── AVAILABLE RECORDS ──

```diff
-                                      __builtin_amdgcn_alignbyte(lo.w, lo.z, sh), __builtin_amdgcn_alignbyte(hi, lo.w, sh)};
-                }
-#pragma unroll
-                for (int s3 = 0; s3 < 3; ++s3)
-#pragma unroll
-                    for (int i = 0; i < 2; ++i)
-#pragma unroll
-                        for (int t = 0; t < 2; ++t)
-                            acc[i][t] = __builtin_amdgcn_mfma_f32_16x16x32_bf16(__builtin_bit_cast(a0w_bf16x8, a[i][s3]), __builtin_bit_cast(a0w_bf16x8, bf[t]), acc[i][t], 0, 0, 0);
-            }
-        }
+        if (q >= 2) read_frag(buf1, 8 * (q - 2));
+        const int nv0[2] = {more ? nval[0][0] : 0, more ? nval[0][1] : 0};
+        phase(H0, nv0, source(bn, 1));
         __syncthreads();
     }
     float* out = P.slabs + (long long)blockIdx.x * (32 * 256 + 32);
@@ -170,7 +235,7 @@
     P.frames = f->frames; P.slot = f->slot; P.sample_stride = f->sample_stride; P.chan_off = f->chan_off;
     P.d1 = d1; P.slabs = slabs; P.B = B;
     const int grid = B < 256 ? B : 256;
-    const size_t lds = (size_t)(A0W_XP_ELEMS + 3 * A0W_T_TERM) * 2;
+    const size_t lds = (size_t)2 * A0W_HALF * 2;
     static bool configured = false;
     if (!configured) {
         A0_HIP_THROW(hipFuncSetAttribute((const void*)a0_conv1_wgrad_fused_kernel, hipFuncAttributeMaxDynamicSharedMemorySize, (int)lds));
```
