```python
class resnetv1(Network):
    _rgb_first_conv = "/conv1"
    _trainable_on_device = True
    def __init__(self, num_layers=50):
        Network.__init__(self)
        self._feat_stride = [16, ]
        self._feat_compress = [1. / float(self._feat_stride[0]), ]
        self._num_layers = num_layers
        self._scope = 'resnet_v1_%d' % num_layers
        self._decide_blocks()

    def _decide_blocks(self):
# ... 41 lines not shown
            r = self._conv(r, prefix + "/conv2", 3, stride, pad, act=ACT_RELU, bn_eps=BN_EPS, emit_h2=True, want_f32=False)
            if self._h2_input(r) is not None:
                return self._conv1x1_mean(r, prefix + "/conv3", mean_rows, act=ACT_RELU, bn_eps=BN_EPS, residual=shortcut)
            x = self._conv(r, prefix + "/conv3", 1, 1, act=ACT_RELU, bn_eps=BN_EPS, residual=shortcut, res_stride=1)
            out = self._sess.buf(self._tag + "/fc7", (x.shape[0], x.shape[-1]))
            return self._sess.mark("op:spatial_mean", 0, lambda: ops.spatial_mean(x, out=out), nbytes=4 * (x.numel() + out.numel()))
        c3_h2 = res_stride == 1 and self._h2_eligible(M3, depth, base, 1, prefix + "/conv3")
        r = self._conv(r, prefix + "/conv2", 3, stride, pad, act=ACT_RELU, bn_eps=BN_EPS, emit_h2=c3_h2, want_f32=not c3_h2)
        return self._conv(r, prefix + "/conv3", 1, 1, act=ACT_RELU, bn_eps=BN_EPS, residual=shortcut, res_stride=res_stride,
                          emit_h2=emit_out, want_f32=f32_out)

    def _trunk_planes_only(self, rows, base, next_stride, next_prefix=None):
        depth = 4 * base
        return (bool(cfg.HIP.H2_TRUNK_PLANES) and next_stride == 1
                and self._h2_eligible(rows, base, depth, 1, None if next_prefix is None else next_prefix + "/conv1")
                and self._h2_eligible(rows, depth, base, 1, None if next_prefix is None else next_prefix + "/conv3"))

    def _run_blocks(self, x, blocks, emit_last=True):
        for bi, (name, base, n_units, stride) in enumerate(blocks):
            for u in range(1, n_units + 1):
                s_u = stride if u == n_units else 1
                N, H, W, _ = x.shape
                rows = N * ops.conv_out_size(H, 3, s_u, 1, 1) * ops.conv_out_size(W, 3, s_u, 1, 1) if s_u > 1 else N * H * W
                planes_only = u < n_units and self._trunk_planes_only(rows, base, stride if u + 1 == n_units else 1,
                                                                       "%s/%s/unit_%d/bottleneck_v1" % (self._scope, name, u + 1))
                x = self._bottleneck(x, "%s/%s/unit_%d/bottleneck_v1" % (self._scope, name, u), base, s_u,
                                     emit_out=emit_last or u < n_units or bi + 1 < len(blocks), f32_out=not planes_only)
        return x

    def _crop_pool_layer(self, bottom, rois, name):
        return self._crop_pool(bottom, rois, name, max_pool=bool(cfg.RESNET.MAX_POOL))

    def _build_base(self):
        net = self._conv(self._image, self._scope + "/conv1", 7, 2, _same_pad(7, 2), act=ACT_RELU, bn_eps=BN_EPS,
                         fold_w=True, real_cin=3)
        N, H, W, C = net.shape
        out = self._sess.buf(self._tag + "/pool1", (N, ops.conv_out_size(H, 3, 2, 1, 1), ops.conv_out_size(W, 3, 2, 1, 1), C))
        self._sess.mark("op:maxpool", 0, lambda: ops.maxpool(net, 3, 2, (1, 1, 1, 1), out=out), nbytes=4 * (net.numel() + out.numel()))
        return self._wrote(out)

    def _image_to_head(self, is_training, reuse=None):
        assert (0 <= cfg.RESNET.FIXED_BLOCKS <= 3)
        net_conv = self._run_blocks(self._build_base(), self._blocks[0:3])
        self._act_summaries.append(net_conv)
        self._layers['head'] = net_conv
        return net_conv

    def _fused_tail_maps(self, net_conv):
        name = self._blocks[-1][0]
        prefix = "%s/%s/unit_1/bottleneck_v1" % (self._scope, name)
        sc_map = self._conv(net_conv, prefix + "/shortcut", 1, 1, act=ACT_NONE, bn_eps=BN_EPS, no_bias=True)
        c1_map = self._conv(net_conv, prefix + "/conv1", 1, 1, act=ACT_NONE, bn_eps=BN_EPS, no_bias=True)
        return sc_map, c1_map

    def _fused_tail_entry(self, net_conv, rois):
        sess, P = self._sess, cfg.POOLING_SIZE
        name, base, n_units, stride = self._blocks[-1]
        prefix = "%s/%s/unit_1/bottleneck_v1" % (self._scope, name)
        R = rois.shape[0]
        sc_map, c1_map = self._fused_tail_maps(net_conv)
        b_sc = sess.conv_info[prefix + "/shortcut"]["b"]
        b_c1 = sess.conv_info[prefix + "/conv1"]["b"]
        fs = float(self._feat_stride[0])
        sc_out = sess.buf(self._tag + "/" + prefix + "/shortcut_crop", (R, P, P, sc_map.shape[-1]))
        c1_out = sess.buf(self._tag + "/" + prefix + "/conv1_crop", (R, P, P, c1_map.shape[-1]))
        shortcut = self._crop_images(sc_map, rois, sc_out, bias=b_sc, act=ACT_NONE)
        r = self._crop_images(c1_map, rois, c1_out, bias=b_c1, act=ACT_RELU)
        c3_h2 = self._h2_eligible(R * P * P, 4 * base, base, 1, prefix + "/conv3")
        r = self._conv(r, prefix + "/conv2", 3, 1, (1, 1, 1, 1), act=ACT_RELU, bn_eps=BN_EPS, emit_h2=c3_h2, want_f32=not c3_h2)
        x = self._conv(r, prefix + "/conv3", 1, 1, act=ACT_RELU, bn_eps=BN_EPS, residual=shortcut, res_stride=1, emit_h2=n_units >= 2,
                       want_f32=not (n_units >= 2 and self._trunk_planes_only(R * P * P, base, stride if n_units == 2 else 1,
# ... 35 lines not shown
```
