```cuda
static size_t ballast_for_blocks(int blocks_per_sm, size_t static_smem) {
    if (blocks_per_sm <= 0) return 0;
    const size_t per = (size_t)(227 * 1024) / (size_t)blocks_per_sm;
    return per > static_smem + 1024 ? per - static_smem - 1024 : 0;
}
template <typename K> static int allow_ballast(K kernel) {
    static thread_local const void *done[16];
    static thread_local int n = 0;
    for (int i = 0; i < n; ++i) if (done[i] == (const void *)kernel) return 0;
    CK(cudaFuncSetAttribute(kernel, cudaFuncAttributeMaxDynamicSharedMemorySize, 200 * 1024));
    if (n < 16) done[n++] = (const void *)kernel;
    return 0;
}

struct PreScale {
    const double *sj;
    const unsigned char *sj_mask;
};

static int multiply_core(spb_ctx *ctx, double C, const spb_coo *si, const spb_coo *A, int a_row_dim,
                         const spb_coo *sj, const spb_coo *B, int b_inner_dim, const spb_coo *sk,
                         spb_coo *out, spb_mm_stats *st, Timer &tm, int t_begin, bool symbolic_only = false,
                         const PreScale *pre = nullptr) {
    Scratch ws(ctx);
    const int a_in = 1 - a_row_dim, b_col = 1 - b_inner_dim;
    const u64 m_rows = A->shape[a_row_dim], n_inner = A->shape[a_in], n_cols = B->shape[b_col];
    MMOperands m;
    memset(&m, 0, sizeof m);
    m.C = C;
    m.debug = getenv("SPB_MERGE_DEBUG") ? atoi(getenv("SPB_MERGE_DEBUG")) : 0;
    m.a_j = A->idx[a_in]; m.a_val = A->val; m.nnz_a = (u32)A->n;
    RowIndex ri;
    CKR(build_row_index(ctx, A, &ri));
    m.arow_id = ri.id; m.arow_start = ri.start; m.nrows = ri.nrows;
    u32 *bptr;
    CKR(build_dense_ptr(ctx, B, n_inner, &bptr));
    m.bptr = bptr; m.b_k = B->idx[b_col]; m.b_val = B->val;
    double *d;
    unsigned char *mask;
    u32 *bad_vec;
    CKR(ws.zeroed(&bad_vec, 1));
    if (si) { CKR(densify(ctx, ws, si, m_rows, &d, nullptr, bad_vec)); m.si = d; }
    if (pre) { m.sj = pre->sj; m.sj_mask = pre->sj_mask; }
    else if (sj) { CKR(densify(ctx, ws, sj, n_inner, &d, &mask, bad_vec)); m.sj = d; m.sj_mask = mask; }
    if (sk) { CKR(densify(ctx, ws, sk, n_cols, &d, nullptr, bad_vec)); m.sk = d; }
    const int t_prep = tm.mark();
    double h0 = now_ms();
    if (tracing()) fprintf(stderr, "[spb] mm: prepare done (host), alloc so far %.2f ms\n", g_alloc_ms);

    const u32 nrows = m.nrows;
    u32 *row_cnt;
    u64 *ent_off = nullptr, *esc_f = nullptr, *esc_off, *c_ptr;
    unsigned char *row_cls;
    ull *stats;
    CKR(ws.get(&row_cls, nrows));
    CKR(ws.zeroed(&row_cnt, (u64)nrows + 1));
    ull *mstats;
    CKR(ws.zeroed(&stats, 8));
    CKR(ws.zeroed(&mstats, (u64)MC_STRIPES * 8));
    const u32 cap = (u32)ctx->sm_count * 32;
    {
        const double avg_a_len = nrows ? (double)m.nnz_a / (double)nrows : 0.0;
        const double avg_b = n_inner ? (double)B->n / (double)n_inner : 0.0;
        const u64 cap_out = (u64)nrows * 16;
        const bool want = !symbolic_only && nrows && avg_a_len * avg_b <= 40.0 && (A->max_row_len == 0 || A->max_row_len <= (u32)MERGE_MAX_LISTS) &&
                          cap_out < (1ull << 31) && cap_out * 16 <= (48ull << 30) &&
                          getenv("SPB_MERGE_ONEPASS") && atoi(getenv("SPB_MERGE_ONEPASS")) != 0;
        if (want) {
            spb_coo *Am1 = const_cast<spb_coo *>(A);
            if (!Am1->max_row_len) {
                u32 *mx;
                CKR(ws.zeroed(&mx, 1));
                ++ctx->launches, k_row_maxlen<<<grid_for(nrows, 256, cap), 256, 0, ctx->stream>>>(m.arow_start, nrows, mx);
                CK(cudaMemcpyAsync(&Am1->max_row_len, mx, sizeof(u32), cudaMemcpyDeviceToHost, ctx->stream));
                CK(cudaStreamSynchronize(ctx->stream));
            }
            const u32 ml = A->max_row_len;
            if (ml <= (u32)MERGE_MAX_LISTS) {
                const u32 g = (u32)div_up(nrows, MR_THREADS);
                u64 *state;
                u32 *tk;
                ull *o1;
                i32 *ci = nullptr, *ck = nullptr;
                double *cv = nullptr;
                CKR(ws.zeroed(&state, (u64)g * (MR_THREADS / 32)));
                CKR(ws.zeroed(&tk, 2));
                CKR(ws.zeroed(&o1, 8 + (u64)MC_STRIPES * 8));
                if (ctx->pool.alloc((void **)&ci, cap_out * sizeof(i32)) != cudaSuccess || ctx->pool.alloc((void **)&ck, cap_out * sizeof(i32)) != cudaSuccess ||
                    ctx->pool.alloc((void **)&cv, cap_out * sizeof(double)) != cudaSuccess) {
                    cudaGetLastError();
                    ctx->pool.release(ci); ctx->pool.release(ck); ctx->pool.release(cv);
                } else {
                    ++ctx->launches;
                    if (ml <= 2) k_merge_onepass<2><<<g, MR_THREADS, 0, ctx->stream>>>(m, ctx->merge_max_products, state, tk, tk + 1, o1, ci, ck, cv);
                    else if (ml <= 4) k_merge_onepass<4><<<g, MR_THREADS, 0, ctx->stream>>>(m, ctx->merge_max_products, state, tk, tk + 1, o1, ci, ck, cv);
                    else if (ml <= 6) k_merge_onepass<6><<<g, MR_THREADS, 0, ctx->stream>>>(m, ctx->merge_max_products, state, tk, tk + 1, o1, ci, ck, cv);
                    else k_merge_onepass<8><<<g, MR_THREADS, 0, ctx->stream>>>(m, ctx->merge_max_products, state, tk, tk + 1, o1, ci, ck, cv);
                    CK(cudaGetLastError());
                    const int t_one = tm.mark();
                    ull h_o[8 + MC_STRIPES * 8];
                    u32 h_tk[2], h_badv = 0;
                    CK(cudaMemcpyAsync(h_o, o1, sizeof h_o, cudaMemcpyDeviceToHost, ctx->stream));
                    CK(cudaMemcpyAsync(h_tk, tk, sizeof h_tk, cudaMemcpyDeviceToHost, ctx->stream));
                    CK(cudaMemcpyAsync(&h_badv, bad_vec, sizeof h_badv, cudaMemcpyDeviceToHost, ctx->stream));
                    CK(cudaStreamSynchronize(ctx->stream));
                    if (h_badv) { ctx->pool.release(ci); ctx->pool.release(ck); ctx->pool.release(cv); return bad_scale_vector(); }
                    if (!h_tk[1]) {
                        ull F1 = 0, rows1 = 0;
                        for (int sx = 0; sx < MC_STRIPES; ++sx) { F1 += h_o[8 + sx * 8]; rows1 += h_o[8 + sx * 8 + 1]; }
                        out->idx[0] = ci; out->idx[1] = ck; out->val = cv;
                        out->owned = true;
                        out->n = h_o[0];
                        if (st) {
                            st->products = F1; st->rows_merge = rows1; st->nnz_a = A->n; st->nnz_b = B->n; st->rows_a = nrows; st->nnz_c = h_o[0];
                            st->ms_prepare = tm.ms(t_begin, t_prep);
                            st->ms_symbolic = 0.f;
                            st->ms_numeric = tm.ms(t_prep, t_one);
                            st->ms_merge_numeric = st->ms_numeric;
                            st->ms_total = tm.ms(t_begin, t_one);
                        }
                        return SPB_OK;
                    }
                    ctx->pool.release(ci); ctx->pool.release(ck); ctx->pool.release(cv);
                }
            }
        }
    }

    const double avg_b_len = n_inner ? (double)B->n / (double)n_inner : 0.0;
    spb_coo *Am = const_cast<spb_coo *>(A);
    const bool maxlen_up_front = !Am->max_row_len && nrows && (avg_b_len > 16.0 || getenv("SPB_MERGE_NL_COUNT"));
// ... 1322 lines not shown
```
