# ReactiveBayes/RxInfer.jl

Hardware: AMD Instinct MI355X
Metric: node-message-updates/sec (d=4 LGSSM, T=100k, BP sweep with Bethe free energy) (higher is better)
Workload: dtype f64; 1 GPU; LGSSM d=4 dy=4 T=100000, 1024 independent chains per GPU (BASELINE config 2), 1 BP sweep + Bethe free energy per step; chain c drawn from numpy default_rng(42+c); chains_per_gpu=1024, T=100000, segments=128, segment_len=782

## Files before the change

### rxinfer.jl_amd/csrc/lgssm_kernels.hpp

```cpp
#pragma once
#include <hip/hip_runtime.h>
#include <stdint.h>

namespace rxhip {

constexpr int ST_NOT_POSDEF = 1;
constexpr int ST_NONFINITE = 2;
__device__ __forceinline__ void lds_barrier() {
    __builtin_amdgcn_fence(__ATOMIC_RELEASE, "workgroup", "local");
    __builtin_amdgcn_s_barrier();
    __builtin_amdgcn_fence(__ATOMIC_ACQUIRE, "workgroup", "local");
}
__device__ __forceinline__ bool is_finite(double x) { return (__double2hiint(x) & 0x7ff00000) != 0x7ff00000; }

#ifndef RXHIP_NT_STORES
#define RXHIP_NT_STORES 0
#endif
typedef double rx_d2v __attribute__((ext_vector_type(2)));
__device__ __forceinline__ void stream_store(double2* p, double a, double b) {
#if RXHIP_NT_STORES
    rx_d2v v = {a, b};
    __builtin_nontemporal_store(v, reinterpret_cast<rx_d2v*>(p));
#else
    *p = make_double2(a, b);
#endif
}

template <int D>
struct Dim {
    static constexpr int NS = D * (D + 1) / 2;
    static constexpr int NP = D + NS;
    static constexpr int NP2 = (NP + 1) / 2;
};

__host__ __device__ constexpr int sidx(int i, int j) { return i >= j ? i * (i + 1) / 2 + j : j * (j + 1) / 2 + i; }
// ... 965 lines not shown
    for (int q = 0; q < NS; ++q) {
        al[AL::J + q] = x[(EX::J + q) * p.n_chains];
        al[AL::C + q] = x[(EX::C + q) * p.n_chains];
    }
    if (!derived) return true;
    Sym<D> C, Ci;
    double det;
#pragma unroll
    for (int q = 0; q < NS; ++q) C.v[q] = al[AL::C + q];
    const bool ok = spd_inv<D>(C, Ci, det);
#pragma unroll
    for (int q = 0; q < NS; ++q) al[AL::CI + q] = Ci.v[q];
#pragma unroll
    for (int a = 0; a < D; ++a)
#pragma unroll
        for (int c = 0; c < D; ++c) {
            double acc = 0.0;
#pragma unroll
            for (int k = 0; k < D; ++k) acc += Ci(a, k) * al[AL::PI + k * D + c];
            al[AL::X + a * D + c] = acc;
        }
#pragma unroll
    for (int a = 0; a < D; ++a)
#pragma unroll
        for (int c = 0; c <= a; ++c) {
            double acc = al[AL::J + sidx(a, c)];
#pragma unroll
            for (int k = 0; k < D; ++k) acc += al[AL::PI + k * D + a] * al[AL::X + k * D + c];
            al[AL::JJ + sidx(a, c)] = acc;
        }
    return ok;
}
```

───

## TASK DIRECTIONS
With "cudaSuccess" as the string to find, copy every line of the records that holds it.

## RESULT OF THIS TASK
                if (ctx->pool.alloc((void **)&ci, cap_out * sizeof(i32)) != cudaSuccess || ctx->pool.alloc((void **)&ck, cap_out * sizeof(i32)) != cudaSuccess ||
                    ctx->pool.alloc((void **)&cv, cap_out * sizeof(double)) != cudaSuccess) {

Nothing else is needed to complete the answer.